As explained, the Ministry of Finance publishes quarterly reports, without explanation about the purpose of the expenditure.

“Montenegro has no official budget for citizens, prepared by the Government or the Ministry of Finance, which is a practice in some countries in the region. Particularly positive are the assessments of Albania and Macedonia, which have a clear citizen-friendly presentation of the budget”, Đurnić said.

She pointed out that budget information is not available in an open format, which is another reason, as she stated, of poor ratings in the area.

According to her, citizens in Montenegro have the least publicly available data on the work of internal financial control, its functioning and results.

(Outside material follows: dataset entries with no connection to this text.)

#ifndef F2_SBS
#define F2_SBS 1
#endif
#ifndef F2_S
#define F2_S (4 / F2_SBS)
#endif
#define F2_STG (F2_SBS * 8 * F2_TS)
#ifndef F2_TC
#define F2_TC 132
#endif
#define F2_TS F2_TC
#define F2_NCW 6
#define F2_GPARTS_S 4
#define F2_GPARTS ((R == 8) ? (F2_NCW + 1) : F2_GPARTS_S)
#define F2_NRB (((F2_TC + 7) / 8 + F2_NCW - 1) / F2_NCW)
#define F2_NKC (((F2_TC + 3) / 4 + F2_NCW - 1) / F2_NCW)
static_assert(F2_TC % 16 == 4 || F2_TC % 16 == 12, "ring pitch must be 4 or 12 mod 16");
static_assert(F2_TC <= 256 && (F2_TC * 64) % 128 == 0, "TMA box / stage alignment");
#define F2_NEXS(R_) ((F2_S * F2_STG - 4 * (R_) * (R_)) / FUSED_SCR(R_))
#define F2_RTAIL(R_) (F2_S * F2_STG - 4 * (R_) * (R_))

#ifndef DFM_EMU
__device__ __forceinline__ uint32_t f2_smem_u32(const void* p) { return (uint32_t)__cvta_generic_to_shared(p); }
__device__ __forceinline__ void f2_mbar_init(uint64_t* bar, int cnt) { asm volatile("mbarrier.init.shared::cta.b64 [%0], %1;" ::"r"(f2_smem_u32(bar)), "r"(cnt)); }
__device__ __forceinline__ void f2_mbar_expect(uint64_t* bar, uint32_t bytes) { asm volatile("mbarrier.arrive.expect_tx.shared::cta.b64 _, [%0], %1;" ::"r"(f2_smem_u32(bar)), "r"(bytes) : "memory"); }
__device__ __forceinline__ void f2_mbar_arrive(uint64_t* bar) { asm volatile("mbarrier.arrive.shared::cta.b64 _, [%0];" ::"r"(f2_smem_u32(bar)) : "memory"); }
__device__ __forceinline__ void f2_mbar_wait(uint64_t* bar, uint32_t phase) {
  asm volatile("{\n.reg .pred p;\nWAIT_%=:\nmbarrier.try_wait.parity.shared::cta.b64 p, [%0], %1;\n@p bra DONE_%=;\nbra WAIT_%=;\nDONE_%=:\n}" ::"r"(f2_smem_u32(bar)), "r"(phase) : "memory");
}
__device__ __forceinline__ void f2_tma_2d(void* dst, const CUtensorMap* tmap, int x, int y, uint64_t* bar) {
  asm volatile("cp.async.bulk.tensor.2d.shared::cluster.global.mbarrier::complete_tx::bytes [%0], [%1, {%2, %3}], [%4];"
               ::"r"(f2_smem_u32(dst)), "l"(reinterpret_cast<uint64_t>(tmap)), "r"(x), "r"(y), "r"(f2_smem_u32(bar)) : "memory");
}
#endif


#ifndef DFM_EMU
struct F2Ring {
  double* ring; uint64_t* full; uint64_t* empty;
  int rs; uint32_t rph; bool wrap;
  __device__ __forceinline__ void advance() { if (++rs == F2_S) { rs = 0; rph ^= 1; wrap = true; } }
  __device__ __forceinline__ void skip(long long n) { for (long long q = 0; q < n; ++q) advance(); }
};

__device__ __forceinline__ void f2_produce(F2Ring& rg, const CUtensorMap* tmap, int row0, int T, int N, bool c_outer) {
  const int lane = threadIdx.x & 31;
  const int nsb = (N + 8 * F2_SBS - 1) / (8 * F2_SBS), nck = (T + F2_TC - 1) / F2_TC;
  const int n_out = c_outer ? nck : nsb, n_in = c_outer ? nsb : nck;
  for (int o = 0; o < n_out; ++o)
    for (int i = 0; i < n_in; ++i) {
      const int c = c_outer ? o : i, sb = c_outer ? i : o;
      if (rg.wrap) f2_mbar_wait(&rg.empty[rg.rs], rg.rph ^ 1);
      if (lane == 0) {
        f2_mbar_expect(&rg.full[rg.rs], (uint32_t)(F2_STG * 8));
        f2_tma_2d(rg.ring + (size_t)rg.rs * F2_STG, tmap, c * F2_TC, row0 + sb * 8 * F2_SBS, &rg.full[rg.rs]);
      }
      __syncwarp();
      rg.advance();
    }
}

“When it comes to the work of the State Audit Institution, in terms of cooperation with civil society, we have noted the lack of communication channels with citizens, as well as the lack of consultation practice with NGOs in the process of identifying risks in the public sector,” Đurnić said.

   Author: PR Centar

The WeBER project – Western Balkans Enabling Project for Civil Society Monitoring of Public Administration Reform, is a three-year project implemented by the European Policy Centre (CEP) from Serbia, the Institute for Democracy and Mediation (IDM) from Albania, the Foreign Policy Initiative (FPI BH) from Bosnia and Herzegovina, the Group for Legal and Political Studies (GLPS) from Kosovo , European Policy Institute (EPI) from Macedonia, Institute Alternative (IA) from Montenegro and European Policy Centre (EPC) from Belgium. The project is funded by the European Union and co-financed by the Kingdom of the Netherlands.